PROTOCOL OUTLINE: This is a randomized, double-blind, placebo-controlled study. Participants are stratified by participating institution. Participants are randomly assigned to receive either oral tamoxifen or oral placebo every day for 5 years in the absence of breast cancer development or pregnancy. Participants are followed every 6 months for 5 years; then annually for 5 years.
PROJECTED ACCRUAL: 7,000 women will be entered at a rate of 200-500 women/institution/5 years.
Eligibility
Ages Eligible for Study: 35 Years - 70 Years
Criteria
PROTOCOL ENTRY CRITERIA:
--Population Characteristics--
- Women with at least 1 risk factor for developing breast cancer, as follows: Ages 45-70 (with at least a 2-fold risk): First-degree relative developed breast cancer at age 50 or less; First-degree relative developed bilateral breast cancer 2 or more first- or second-degree relatives developed breast cancer; Nulliparous and a first-degree relative developed breast cancer; Benign biopsy with proliferative disease and a first-degree relative developed breast cancer; Lobular carcinoma in situ; Atypical ductal or lobular hyperplasia in a benign lesion
- Ages 40-44 (with at least a 4-fold risk) *: 2 or more first- or second-degree relatives developed breast cancer at age 50 or less; First-degree relative with bilateral breast cancer developed the first breast cancer at age 50 or less; Nulliparous and a first-degree relative developed breast cancer at age 40 or less; Benign biopsy with proliferative disease and a first-degree relative developed breast cancer at age 40 or less; Lobular carcinoma in situ; Atypical ductal or lobular hyperplasia in a benign lesion
- Ages 35-39 (with at least a 10-fold risk) *: 2 or more first-degree relatives developed breast cancer at age 50 or less; First-degree relative with bilateral breast cancer developed the first breast cancer at age 40 or less; Lobular carcinoma in situ
- Entry of women who do not fit into these categories but with a clearly apparent family history indicating appropriate risk requires approval of the Working Party Chairman
- No malignant disease on mammogram with, as indicated, fine-needle biopsy or cytology within 1 year prior to entry
--Prior/Concurrent Therapy--
- Hormone replacement therapy for menopausal symptoms allowed at lowest effective dose; Not currently on tamoxifen; Not currently on anticoagulants
--Patient Characteristics--
- Age: 35 to 70
- Sex: Women only
- Menopausal status: Pre-, peri-, or postmenopausal
- Performance status: Not specified
- Life expectancy: At least 10 years
- Cardiovascular: No prior deep vein thrombosis
- Pulmonary: No prior pulmonary embolus
- Other: Psychologically and physically able to undertake therapy for 5 years; No other medical condition more serious than risk of breast cancer; No prior cancer except: Nonmelanomatous skin cancer; In situ cancer of the cervix; No pregnant women; Effective nonhormonal contraception required of fertile women
Location Information
Jack Cuzick, Study Chair, United Kingdom Coordinating Committee on Cancer Research
More Information
Publications
Cuzick J, Edwards R. Drop-outs in tamoxifen prevention trials.
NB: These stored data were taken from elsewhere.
__global__ __launch_bounds__(GW) void k_dyn_static(const DevStream *__restrict__ st,
                                                   const NalDesc *__restrict__ nal, int ld_nal,
                                                   const PlanPending *__restrict__ pend,
                                                   const DynFrame *__restrict__ dfr, int ld_fr, DynGeom g,
                                                   uint32_t *__restrict__ rowstage, uint32_t *__restrict__ gbits)
{
    __shared__ StaticFixed L;
    constexpr int SR = DYN_STATIC_ROWS;
    const Rect R{g.x0, g.y0, g.w, g.h};
    const int nA = max(1, (R.y0 + SR - 1) / SR);
    const int gi = (int)blockIdx.x >= nA ? (int)blockIdx.x + R.h : (int)blockIdx.x;
    const int ng = g.ngroups, f = blockIdx.y, s = blockIdx.z, t = threadIdx.x;
    const size_t nb = (size_t)s * ld_fr + f;
    const int j = dfr[nb].nal;
    if (j < 0) return;
    const bool first = gi == 0, last = gi == ng - 1;
    if (t < 8) {
        L.wo[t] = pend[s].wo[t];
        L.wl[t] = pend[s].wl[t];
        L.wv[t] = pend[s].wv[t];
    }
    if (t == 0) {
        L.head_over = 0;
        L.ncand = 0;
    }
    const DevStream *S = st + s;
    const NalDesc d = nal[(size_t)s * ld_nal + j];
    wave_sync();
    NalCtx c = nal_ctx(S, d, L.wo, L.wl, L.wv);
    c.qpd = S->dyn_qp - QP_DEFAULT;
    const HeadCtx H = head_ctx(c);
    const int mbw = H.mbw, mbh = c.h / 16;
    int ra, rb;
    if (gi < nA) {
        ra = gi * SR;
        rb = min(ra + SR, R.y0);
    } else {
        ra = R.y0 + R.h + (gi - nA - R.h) * SR;
        rb = min(ra + SR, mbh);
    }
    uint32_t F = 0;
    if (first) {
        CountSink hc{0};
        emit_slice_header(hc, c);
        F = hc.n;
    }
    if (t < 12) {
        CapSink hc{0, 0, 0};
        H.put_class(hc, t);
        L.hhi[t] = hc.hi;
        L.hlo[t] = hc.lo;
        L.hlen[t] = hc.n;
        if (hc.over()) L.head_over = 1;
        if (hc.n < 128u) {
            const uint64_t hi = (hc.hi << 1) | (hc.lo >> 63), lo = (hc.lo << 1) | 1u;
            L.pat[t] = body_msb(hi, lo, hc.n + 1u);
        } else {
            L.head_over = 1;
        }
    }
    wave_sync();
    const bool head_over = L.head_over;
    auto head_bits = [&](int r, int col) -> uint32_t {
        if (!head_over) return L.hlen[H.sel(r, col)];
        CountSink cn{0};
        H.put_slow(cn, r, col);
        return cn.n;
    };
    uint32_t len = 0;
    const int r = ra + t;
    if (r < rb) {
        if (!head_over) {
            len = row_static_bits(H, L.hlen, r, R);
        } else {
            for (int col = 0; col < mbw; ++col) len += head_bits(r, col) + 1u;
        }
    }
    const uint32_t incl = wave_incl_sum(len, t);
    if (r < rb) L.moff[r - ra] = F + incl - len;
    const uint32_t rows_end = F + __shfl(incl, GW - 1, GW);
    if (t == 0) L.moff[rb - ra] = rows_end;
    const uint32_t bits = rows_end + (last ? 1u : 0u);
    if (t == 0) gbits[nb * (size_t)ng + gi] = bits;
    wave_sync();

    uint32_t *out = rowstage + nb * g.rs_frame_words + rs_group_words(g, nA, gi);
    const uint32_t nw = min((bits + 31u) >> 5, g.rs_static_words - EPC_STATIC);
    const int ne = rb - ra;
    auto cnt_le = [&](uint32_t x) -> int {
        int lo = 0, hi = ne + 1;
        while (lo < hi) {
            const int mid = (lo + hi) >> 1;
            if (L.moff[mid] <= x) lo = mid + 1;
            else hi = mid;
        }
        return lo;
    };
    const uint32_t m_mbw = magic32((uint32_t)mbw);
    for (uint32_t p0 = 0; p0 < nw; p0 += GBUF_WORDS) {
        const uint32_t n = min((uint32_t)GBUF_WORDS, nw - p0);
        for (uint32_t i = (uint32_t)t; i < n; i += GW) L.buf[i] = 0u;
        wave_sync();
        const LdsOrWin win{L.buf, p0, n};
        if (!(SCROLL_STATIC_WORDS && !head_over) && first && t == 0 && p0 * 32u < F) {
            WSink hs{win, 0, 0, 0};
            hs.start(0);
            emit_slice_header(hs, c);
            hs.finish();
        }
        if (SCROLL_STATIC_WORDS && !head_over) {
            const uint32_t rbeg = L.moff[0], rend = L.moff[ne];
            for (uint32_t i = (uint32_t)t; i < n; i += GW) {
                const uint32_t W0 = 32u * (p0 + i), W1 = W0 + 32u;
                uint32_t acc = 0, b = max(W0, rbeg), R0 = 0, R1 = 0, L0 = 0, Lm = 1;
                int b3 = 0;
                float inv = 1.0f;
                while (b < W1 && b < rend) {
                    if (b >= R1 || b < R0) {
                        const int e = cnt_le(b) - 1;
                        R0 = L.moff[e];
                        R1 = L.moff[e + 1];
                        b3 = H.sel(ra + e, 0);
                        L0 = L.hlen[b3] + 1u;
                        Lm = L.hlen[b3 + 1] + 1u;
                        inv = 1.0f / (float)Lm;
                    }
                    const uint32_t o = b - R0;
                    uint32_t cl = (uint32_t)b3, off = o;
                    if (o >= L0) {
                        const uint32_t o2 = o - L0;
                        uint32_t q = (uint32_t)((float)o2 * inv);
                        if (q * Lm > o2) --q;
                        else if ((q + 1u) * Lm <= o2) ++q;
                        if (q < (uint32_t)(mbw - 2)) {
                            cl = (uint32_t)b3 + 1u;
                            off = o2 - q * Lm;
                        } else {
                            cl = (uint32_t)b3 + 2u;
                            off = o2 - (uint32_t)(mbw - 2) * Lm;
                        }
                    }
                    const uint32_t k = min(L.hlen[cl] + 1u - off, W1 - b);
                    const uint4 P = L.pat[cl];
                    const uint32_t wi = off >> 5, sh = off & 31u;
                    const uint32_t w0 = wi == 0 ? P.x : (wi == 1 ? P.y : (wi == 2 ? P.z : P.w));
                    const uint32_t w1 = wi == 0 ? P.y : (wi == 1 ? P.z : (wi == 2 ? P.w : 0u));
                    uint32_t v = sh ? __builtin_amdgcn_alignbit(w0, w1, 32u - sh) : w0;
                    v &= k >= 32u ? 0xffffffffu : ~(0xffffffffu >> k);
                    acc |= v >> (b - W0);
                    b += k;
                }
                L.buf[i] = acc;
            }
            wave_sync();
            if (first && t == 0 && p0 * 32u < F) {
                WSink hs{win, 0, 0, 0};
                hs.start(0);
                emit_slice_header(hs, c);
                hs.finish();
            }
            if (last && t == 0) {
                WSink sk{win, 0, 0, 0};
                sk.start(bits - 1u);
                sk.put(1, 1);
                sk.finish();
            }
            wave_sync();
            flush_window(L.buf, n, p0, p0 + n >= nw, out, &L.ncand,
                         rowstage + nb * g.rs_frame_words + rs_runs_words(g, nA, gi), EPC_STATIC - 1, t, GW);
            wave_sync();
            continue;
        }
        const int ea = max(cnt_le(32u * p0) - 1, 0), eb = min(cnt_le(32u * (p0 + n) - 1u), ne);
        const int nm = eb * mbw;
        for (int m = ea * mbw + t; m < nm; m += GW) {
            const int rr = (int)div_m((uint32_t)m, m_mbw), col = m - rr * mbw, rw = ra + rr;
            uint32_t off = L.moff[rr];
            WSink sk{win, 0, 0, 0};
            if (!head_over) {
                const int b3 = H.sel(rw, 0);
                off += col == 0 ? 0u : L.hlen[b3] + 1u + (uint32_t)(col - 1) * (L.hlen[b3 + 1] + 1u);
                if (off >= 32u * (p0 + n)) continue;
                const int cls = b3 + (col == 0 ? 0 : (col == mbw - 1 ? 2 : 1));
                if (off + L.hlen[cls] + 1u <= 32u * p0) continue;
                sk.start(off);
                sk.put_cap(CapSink{L.hhi[cls], L.hlo[cls], L.hlen[cls]});
            } else {
                for (int c2 = 0; c2 < col; ++c2) off += head_bits(rw, c2) + 1u;
                sk.start(off);
                H.put_slow(sk, rw, col);
            }
            sk.put(1, 1);
            sk.finish();
        }
        if (last && t == 0) {
            WSink sk{win, 0, 0, 0};
            sk.start(bits - 1u);
            sk.put(1, 1);
            sk.finish();
        }
        wave_sync();
        flush_window(L.buf, n, p0, p0 + n >= nw, out, &L.ncand,
                     rowstage + nb * g.rs_frame_words + rs_runs_words(g, nA, gi), EPC_STATIC - 1, t, GW);
        wave_sync();
    }
    if (t == 0) rowstage[nb * g.rs_frame_words + rs_runs_words(g, nA, gi)] = L.ncand;
}


__device__ inline CapSink cap_of_msb(uint64_t a, uint64_t b, uint32_t n)
{
    if (n == 0u) return CapSink{0, 0, 0};
    const uint32_t sh = 128u - n;
    if (sh >= 64u) return CapSink{0, a >> (sh - 64u), n};
    if (sh == 0u) return CapSink{a, b, n};
    return CapSink{a >> sh, (b >> sh) | (a << (64u - sh)), n};
}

Lancet. 1999 Mar 13;353(9156):930. No abstract available.
Record last reviewed: May 2004
Last Updated: October 13, 2004
Record first received: November 1, 1999
ClinicalTrials.gov Identifier: NCT00002644
Health Authority: Unspecified
ClinicalTrials.gov processed this record on 2005-04-08
Source: ClinicalTrials.gov
Cache Date: April 9, 2005
Resources
- ¿Que es la prueba Pap? (Office of Population Affairs Clearinghouse, OPA, OPHS, OS, HHS)
- ¿Tengo cáncer del cuello del utero? (Office of Population Affairs Clearinghouse, OPA, OPHS, OS, HHS)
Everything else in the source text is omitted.